Soul Birds

(Santa Fe dream from Tuesday, September 9, 2014) Full moon in Pisces: spent the day doing dreamwork and collage with Victoria Rabinowe and Freya Diamond, then the early evening with Sabine Lucas listening to a processed sound recording of my voice.

Nightmare:

I am at home with Chris, tending two birds that live with us in our small, comfortable house. There is a mama bird and a smaller, frailer bird. The feathers on the backs, wings and heads of the birds are brilliant cerulean-turquoise blue. The breast feathers are luminously golden. Like an Eastern Bluebird. For the first time I am feeling guilt about their domestic captivity and I talk to Chris about releasing them to the freedom of the outdoors. He stands in the shadows on my right side. He is softly amenable.

I open the front door and carry the birds out in my hands, raising my arms up rapidly to release them into flight. Mama bird flies safely off to my left but baby bird flutters weakly ahead and lands on the pure white gravel road that runs past the house. He is so out of touch with his instincts that he has no fear of the dangerous road. I hesitate for a moment, expecting mama to come to the rescue but she waits quietly in the wings. I run out onto the white stone pathway, placing my right arm up in a “halt” motion to stop traffic while I scoop up the bluebird with my left hand.

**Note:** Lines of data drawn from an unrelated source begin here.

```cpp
#define CS_INVALID_CELL 0xFFFFFFFFu
#define CS_MAX_GROUPS 1048575u
#define CS_SPAWN_OCCUPANCY_RADIUS 0.4
#define CS_ID_LIMIT 0x7FFFFFFFull
// ... 163 lines not shown
      if (const char* w = getenv("CS_FIRST_DEVICE_ID")) {
        const uint64_t d = std::min<uint64_t>((uint64_t)strtoull(w, nullptr, 10), e->id_limit - 2u);
        e->dev_base = e->next_id = (d & ~1ull) | (e->ext_base & 1u);
      }
    }
    const uint32_t nid = (uint32_t)e->next_id;
    if (ok) hipMemcpy(&e->ctr->next_id, &nid, sizeof nid, hipMemcpyHostToDevice);
  }
  if (!ok || e->upload_sinks() != 0 ||
      e->reserve(cfg && cfg->capacity_hint ? cfg->capacity_hint : 1024) != 0) {
    return create_failed(e, "device allocation failed: " + e->error);
  }
  return e;
}

const char* cs_last_error(const cs_engine* e) { return e ? e->error.c_str() : g_create_error.c_str(); }
const char* cs_backend_name(const cs_engine* e) { return e ? e->backend.c_str() : ""; }

uint32_t cs_register_zanlungo(cs_engine* e, const cs_zanlungo_params* p) {
  e->lp_params.push_back(*p);
  e->lp_kinds.push_back(1u);
  e->lp_callbacks.emplace_back();
  return (uint32_t)e->lp_kinds.size() - 1;
}
uint32_t cs_register_no_local_plan(cs_engine* e) {
  cs_zanlungo_params z;
  std::memset(&z, 0, sizeof z);
  z.agent_mass = 1.0;
  z.force_distance = 1.0;
  e->lp_params.push_back(z);
  e->lp_kinds.push_back(0u);
  e->lp_callbacks.emplace_back();
  return (uint32_t)e->lp_kinds.size() - 1;
}
uint32_t cs_register_lp_callback(cs_engine* e, cs_lp_batch_fn fn, void* user) {
  if (!fn) {
    e->error = "cs_register_lp_callback: the planner's function is null";
    return UINT32_MAX;
  }
  cs_zanlungo_params z;
  std::memset(&z, 0, sizeof z);
  z.agent_mass = 1.0;
  z.force_distance = 1.0;
  e->lp_params.push_back(z);
  e->lp_kinds.push_back(2u);
  cs_engine::LpCallback cb;
  cb.fn = fn;
  cb.user = user;
  e->lp_callbacks.push_back(cb);
  return (uint32_t)e->lp_kinds.size() - 1;
}
uint32_t cs_register_hlp(cs_engine* e, const cs_hlp_desc* d) {
  if (d->kind == CS_HLP_ROUTE) {
    if (!d->route_plan || !(d->route_scale > 0.0) || !(d->route_arrive >= 0.0)) {
      e->error = "route planner: route_plan, route_scale > 0 and route_arrive >= 0 are required";
      return UINT32_MAX;
    }
  }
  e->hlps.push_back(*d);
  return (uint32_t)e->hlps.size() - 1;
}

int cs_add_agents(cs_engine* e, const double* xy, size_t n, uint32_t hlp, uint32_t lp,
                  double eyesight, uint64_t* out_ids) {
  hipSetDevice(e->device);
  if (hlp >= e->hlps.size() || lp >= e->lp_kinds.size()) {
    e->error = "unknown planner handle";
    return 2;
  }
  if (e->plain_groups.find(std::make_tuple(hlp, lp, eyesight)) == e->plain_groups.end())
    if (int rc = e->room_for_group(0)) return rc;
  uint32_t g = e->make_group(hlp, lp, eyesight, -1);
  return e->add_agents(xy, n, g, UINT32_MAX, out_ids);
}

int cs_remove_agent(cs_engine* e, uint64_t id) {
  hipSetDevice(e->device);
  e->halo_invalidate();
  for (size_t k = 0; k < e->limbo.size(); ++k)
    if (e->limbo[k].id == id) {
      const HostGroup& g = e->groups[e->limbo[k].group];
      const cs_hlp_desc& p = e->hlps[g.hlp];
      if (p.kind == CS_HLP_CALLBACK && p.remove_agent) p.remove_agent(p.user, id);
      e->limbo.erase(e->limbo.begin() + (long)k);
      cs_event ev;
      ev.kind = CS_EVENT_DESTROYED;
      ev.source_sink = UINT32_MAX;
      ev.id = id;
      ev.x = ev.y = 0;
      if (e->record_events) e->events.push_back(ev);
      return 0;
    }
  if (int rc = e->refresh_counts()) return rc;
  uint32_t found[2] = {0xFFFFFFFFu, 0u};
  uint64_t dev = 0;
  if (e->dev_id(id, &dev) && dev < 0xFFFFFFFFull && e->n_slots) {
    if (!e->find_dev && hipMalloc(&e->find_dev, 2 * sizeof(uint32_t)) != hipSuccess) {
      e->error = "HIP error while removing an agent";
      return 90;
    }
    bool ok = hipMemcpyAsync(e->find_dev, found, sizeof found, hipMemcpyHostToDevice, e->stream) == hipSuccess;
    hipLaunchKernelGGL(k_remove_by_id, dim3((e->n_slots + 255u) / 256u), dim3(256), 0, e->stream, e->gdev, e->buf[e->cur],
                       e->n_slots, e->ctr, e->gdev.tile, (e->tile && e->ghosts_present) ? 1u : 0u, (uint32_t)dev,
                       e->find_dev);
    ok = ok && hipMemcpyAsync(found, e->find_dev, sizeof found, hipMemcpyDeviceToHost, e->stream) == hipSuccess &&
         hipStreamSynchronize(e->stream) == hipSuccess;
    if (!ok) {
      e->error = "HIP error while removing an agent";
      return 90;
    }
  }
  if (found[0] == 0xFFFFFFFFu) {
    e->error = "unknown agent id";
    return 2;
  }
  const HostGroup& g = e->groups[meta_group(e->gdev, found[1])];
  const cs_hlp_desc& p = e->hlps[g.hlp];
  if (p.kind == CS_HLP_CALLBACK && p.remove_agent) p.remove_agent(p.user, id);
  e->sorted = false;
  e->hist_valid = false;
  e->occ_valid = false;
  e->halo_invalidate();
  e->n_alive_host -= 1;
  cs_event ev;
  ev.kind = CS_EVENT_DESTROYED;
  ev.source_sink = g.sink >= 0 ? (uint32_t)g.sink : UINT32_MAX;
  ev.id = id;
  ev.x = ev.y = 0;
  if (e->record_events) e->events.push_back(ev);
  return 0;
}

size_t cs_source_sink_slots(cs_engine* e) { return e->sinks.size(); }
uint64_t cs_device_bytes(cs_engine* e) { return e->device_bytes(); }

uint64_t cs_kernel_stat(cs_engine* e, uint32_t which) {
  hipSetDevice(e->device);
  if (which == CS_STAT_EXCHANGES_AHEAD) return e->n_exchanges_ahead;
  if (which == CS_STAT_EXCHANGES_AHEAD_USED) return e->n_exchanges_ahead_used;
  if (which == CS_STAT_STEPS_ON_KEPT_WINDOWS) return e->n_steps_on_kept_windows;
  if (which == CS_STAT_RENUMBERINGS) return e->n_renumberings;
  if (which == CS_STAT_RENUMBER_NS) return e->renumber_ns;
  if (which == CS_STAT_WINDOWS_LISTED) {
    uint64_t n = 0;
    return e->windows_listed(&n) ? 0 : n;
  }
  Counters c;
  if (e->read_counters(&c)) return 0;
  switch (which) {
    case CS_STAT_WINDOWS_OFF_LDS: return c.n_win_off_lds;
    case CS_STAT_WINDOWS_CHUNKED: return c.n_win_chunked;
#ifdef CS_TILE_TRIPS
    case 100: case 101: case 102: case 103: case 104: case 105: case 106: case 107: case 108: case 109: case 110: case 111:
    case 112: case 113: case 114: case 115: case 116:
      return c.dbg[which - 100];
#endif
    default: return 0;
  }
}

uint32_t cs_add_source_sink(cs_engine* e, const cs_source_sink_desc* d) {
  if (d->n_waypoints == 0) {
    e->error = "a source-sink needs at least one waypoint";
    return UINT32_MAX;
  }
  hipSetDevice(e->device);
  if (e->room_for_group(d->n_waypoints)) return UINT32_MAX;
  HostSink s;
  s.d = *d;
  s.waypoints.assign(d->waypoints_xy, d->waypoints_xy + 2 * d->n_waypoints);
  s.d.waypoints_xy = nullptr;
  uint32_t handle = (uint32_t)e->sinks.size();
  if (e->tile && d->hlp < e->hlps.size() && e->hlps[d->hlp].kind == CS_HLP_ROUTE) {
    s.spawn_route = e->route_lookup(d->hlp, d->source_x, d->source_y, s.waypoints[0], s.waypoints[1]);
    if (!s.spawn_route) {
      e->error = "route planner found no route for this source-sink (tile engines plan at registration)";
      return UINT32_MAX;
    }
  }
  s.group = e->make_group(d->hlp, d->lp, d->agent_eyesight_range, (int32_t)handle);
  e->sinks.push_back(s);
  e->sinks_dirty = true;
  return handle;
}

void cs_remove_source_sink(cs_engine* e, uint32_t handle) {
  if (handle < e->sinks.size() && e->sinks[handle].alive) {
    e->sinks[handle].alive = false;
    e->sinks_dirty = true;
  }
}

int cs_step(cs_engine* e, double dt_seconds, cs_step_report* report) {
  hipSetDevice(e->device);
  const int rc = e->step(dt_seconds, report);
  if (rc == 0) e->steps_done += 1;
  return rc;
}

int cs_snapshot_request(cs_engine* e) {
  hipSetDevice(e->device);
  return e->snapshot_request();
}

int cs_snapshot_acquire(cs_engine* e, int wait, const cs_snapshot_record** out, size_t* n,
                        uint64_t* step_index) {
  hipSetDevice(e->device);
  return e->snapshot_acquire(wait, out, n, step_index);
}

int cs_synchronize(cs_engine* e) {
  hipSetDevice(e->device);
  if (int rc = e->refresh_counts()) return rc;
  Counters c;
  if (int rc = e->read_counters(&c)) return rc;
  e->prof_collect();
  if (c.n_out_of_bounds) {
    e->poisoned = true;
    e->error = "Index out of bounds";
    return 1;
  }
  return 0;
}

size_t cs_agent_count(cs_engine* e) {
  hipSetDevice(e->device);
  e->refresh_counts();
  if (e->tile && e->ghosts_present && e->n_slots) {
    uint32_t owned = 0;
    bool ok = e->find_dev || hipMalloc(&e->find_dev, 2 * sizeof(uint32_t)) == hipSuccess;
    ok = ok && hipMemsetAsync(e->find_dev, 0, sizeof(uint32_t), e->stream) == hipSuccess;
    if (ok)
      hipLaunchKernelGGL(k_tile_count_owned, dim3((e->n_slots + 255u) / 256u), dim3(256), 0, e->stream, e->gdev,
                         e->buf[e->cur], e->n_slots, e->ctr, e->find_dev);
    ok = ok && hipMemcpyAsync(&owned, e->find_dev, sizeof owned, hipMemcpyDeviceToHost, e->stream) == hipSuccess &&
         hipStreamSynchronize(e->stream) == hipSuccess;
    if (ok) return (size_t)owned + e->limbo.size();
    e->error = "HIP error while counting the agents of a tile that holds ghosts";
  }
  return (size_t)e->n_alive_host + e->limbo.size();
}

size_t cs_read_agents(cs_engine* e, cs_agent_view* out, size_t cap) {
  hipSetDevice(e->device);
  if (e->refresh_counts() != 0) return 0;
  cs_engine::HostState h;
  if (e->download(&h) != 0) return 0;
  const bool owned_only = e->tile && e->ghosts_present;
  uint32_t in_use = e->n_slots;
  if (owned_only) {
    Counters c;
    if (e->read_counters(&c) != 0) return 0;
    in_use = std::min(in_use, c.n_pending);
  }
  const GridDev& g = e->gdev;
  std::vector<uint32_t> live;
  for (uint32_t i = 0; i < in_use; ++i) {
    if (h.cell[i] == CS_INVALID_CELL) continue;
    if (owned_only) {
      const uint32_t cx = h.cell[i] / g.nx, cy = h.cell[i] - cx * g.nx;
      if (cx < g.own_x0 || cx >= g.own_x1 || cy < g.own_y0 || cy >= g.own_y1) continue;
    }
    live.push_back(i);
  }
  std::sort(live.begin(), live.end(), [&](uint32_t a, uint32_t b) { return h.id[a] < h.id[b]; });
  size_t n = std::min(cap, live.size());
  for (size_t k = 0; k < n; ++k) {
    uint32_t i = live[k];
    out[k].id = e->ext_id(h.id[i]);
    e->to_global(h.cell[i], h.off[i].x, h.off[i].y, &out[k].x, &out[k].y);
    out[k].vx = h.vel[i].x;
    out[k].vy = h.vel[i].y;
    out[k].next_waypoint = meta_waypoint(e->gdev, h.meta[i]);
    out[k].eyesight_range = e->groups[meta_group(e->gdev, h.meta[i])].eyesight;
  }
  if (!e->limbo.empty()) {
    for (const cs_engine::LimboAgent& l : e->limbo) {
      if (n >= cap) break;
      cs_agent_view v;
      std::memset(&v, 0, sizeof v);
      v.id = l.id;
      v.x = l.x;
      v.y = l.y;
      v.eyesight_range = e->groups[l.group].eyesight;
      out[n++] = v;
    }
    std::sort(out, out + n, [](const cs_agent_view& a, const cs_agent_view& b) { return a.id < b.id; });
  }
  return n;
}

size_t cs_drain_events(cs_engine* e, cs_event* out, size_t cap) {
  size_t n = std::min(cap, e->events.size());
  for (size_t i = 0; i < n; ++i) out[i] = e->events[i];
  e->events.erase(e->events.begin(), e->events.begin() + n);
  return n;
}

void cs_event_recording(cs_engine* e, int on) {
  hipSetDevice(e->device);
  e->refresh_counts();
  e->record_events = on != 0;
  if (!on) e->events.clear();
}

static size_t radius_query(cs_engine* e, double radius, double x, double y, std::vector<uint32_t>* ids,
                           std::vector<float>* d2, size_t cap, bool every_alias) {
// ... 688 lines not shown
```

### rmf_crowdsim_amd/csrc/cs_device_types.hip.inc

```

struct GridDev {
  uint32_t nx;
  uint32_t ny;
  uint32_t ncells;
  float cs;
  float cs_lo;
  float inv_cs;
  uint32_t tile;
  uint32_t own_x0, own_x1, own_y0, own_y1;
  uint32_t org_x, org_y;
  int32_t cs_fix;
  float fix_scale, fix_inv;
  uint32_t grp_bits;
};
__host__ __device__ inline uint32_t meta_group(const GridDev& g, uint32_t meta) { return meta & ((1u << g.grp_bits) - 1u); }
__host__ __device__ inline uint32_t meta_waypoint(const GridDev& g, uint32_t meta) { return meta >> g.grp_bits; }
__host__ __device__ inline uint32_t meta_make(const GridDev& g, uint32_t group, uint32_t waypoint) {
  return group | (waypoint << g.grp_bits);
}

#define FIX_LIM 0x20000000
#define FIX_FAR 0x40000000
__device__ __forceinline__ bool fix_ok(float off, const GridDev& g) {
  return fabsf(off * g.fix_scale) < (float)FIX_LIM;
}
__device__ __forceinline__ int fix_coord(float off, const GridDev& g) {
  return __float2int_rn(off * g.fix_scale);
}
__device__ __forceinline__ void fix_rel(const GridDev& g, float2 oi, float2 oj, int sx, int sy, float& fx,
                                        float& fy) {
  if (fix_ok(oi.x, g) && fix_ok(oi.y, g) && fix_ok(oj.x, g) && fix_ok(oj.y, g) && abs(sx) <= 32 && abs(sy) <= 32) {
    fx = (float)(fix_coord(oj.x, g) - fix_coord(oi.x, g) + sx * g.cs_fix);
    fy = (float)(fix_coord(oj.y, g) - fix_coord(oi.y, g) + sy * g.cs_fix);
  } else {
    fx = ((oj.x + (float)sx * g.cs) - oi.x) * g.fix_scale;
    fy = ((oj.y + (float)sy * g.cs) - oi.y) * g.fix_scale;
  }
}

struct GroupDev {
  float eyesight;
  uint32_t lp_kind;
  float A, D, inv_mass, R;
  uint32_t hlp_kind;
  float hvx, hvy;
  int32_t sink;
  uint32_t hlp;
  float vanish2;
};

struct SelGroupDev {
  uint32_t sink, hlp, lp;
};

struct SinkDev {
  double src_x, src_y;
  uint32_t src_cell;
  uint32_t ghost_cell;
  float src_ox, src_oy;
  float radius_sink;
  uint32_t wp_begin, wp_count;
  uint32_t loop_forever;
  uint32_t group;
  float eyesight;
  uint32_t spawn_route;
};

struct Counters {
  uint32_t n_alive;
  uint32_t n_out_of_bounds;
  uint32_t n_owned;
  uint32_t n_pending;
  uint32_t next_id;
  uint32_t n_spawned;
  uint32_t n_halo_overflow;
  uint32_t n_destroyed;
  uint32_t n_waypoint_hits;
  uint32_t n_tti_zero;
  uint32_t n_nonfinite;
  uint32_t n_clamped;
  uint32_t n_wp_events;
  uint32_t n_halo_late;
  uint32_t n_win_off_lds, n_win_chunked;
  uint32_t n_win_dropped;
  uint32_t n_scan_stalled;
  uint32_t mesh_fail_step;
  uint32_t border_done, border_flag, n_early_stalled;
#ifdef CS_TILE_TRIPS
  uint32_t dbg[17];
#endif
};

struct AgentArrays {
  float2* off;
  float2* vel;
  uint32_t* id;
  uint32_t* cell;
  uint32_t* meta;
  uint32_t* rank;
  uint32_t* route;
};

__device__ __forceinline__ float f_inf() { return __builtin_huge_valf(); }
__device__ __forceinline__ float f_nan() { return __builtin_nanf(""); }

__device__ __forceinline__ float fast_rcp(float x) { return __builtin_amdgcn_rcpf(x); }
__device__ __forceinline__ float fast_sqrt(float x) { return __builtin_amdgcn_sqrtf(x); }
__device__ __forceinline__ float fast_rsq(float x) { return __builtin_amdgcn_rsqf(x); }
__device__ __forceinline__ float fast_exp2(float x) { return __builtin_amdgcn_exp2f(x); }


__device__ __forceinline__ float ttc_select(float t0, float t1) {
  float t = fmaxf(t0, 0.0f);
  t = !(t0 < 0.0f || t0 > 0.0f) ? t1 : t;
  return (t1 > 0.0f) ? t : f_inf();
}
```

It is too late. I stand in the green grass, holding the injured bird in my open palms. My grief turns to horror when I see that the head, wings and tail are already missing. Decomposition has been instantaneous. Only the trunk of the bird remains, breast facing up. The torso is black and leathery with an orange pattern that reminds me of the Kabbala Tree of Life. Eight strange, spindly black appendages, like spider or scorpion legs, are attached to the torso but they, too, decay and fall away before my eyes. And even though the creature is now headless, I can perceive breath and a beating heart. This final vision is like a sword being thrust through my own heart.

Day notes:

This is the dream I shared with Victoria and Freya. I told them the story of Chris’ recent hospitalization with sepsis (infection of the blood). They both felt it was important to complete living wills on my return home. Sabine also found the dream ominous.  

Victoria and Freya were going to do a Tree of Life workshop at their synagogue that Sunday.

After my day with Victoria and Freya I was heading down Paseo de Peralta to Sabine’s house. I was stopped at a red light but the vehicle ahead of me backed up and hit the front of my rental car. When I finally made it to Sabine’s house, two hours late, she said: “Don’t let any more men hit you.” She also said the bluebirds were Soul Birds.

White stones have become a dream theme. These stones were smooth and rounded, like river rock. When my grandmother passed many years ago, I had a dream of watching her cross the river of death.

One Reply to “Soul Birds”

  1. Wow, that is quite a “big” dream. How nice you could share it with Victoria and Freya as well as Sabine.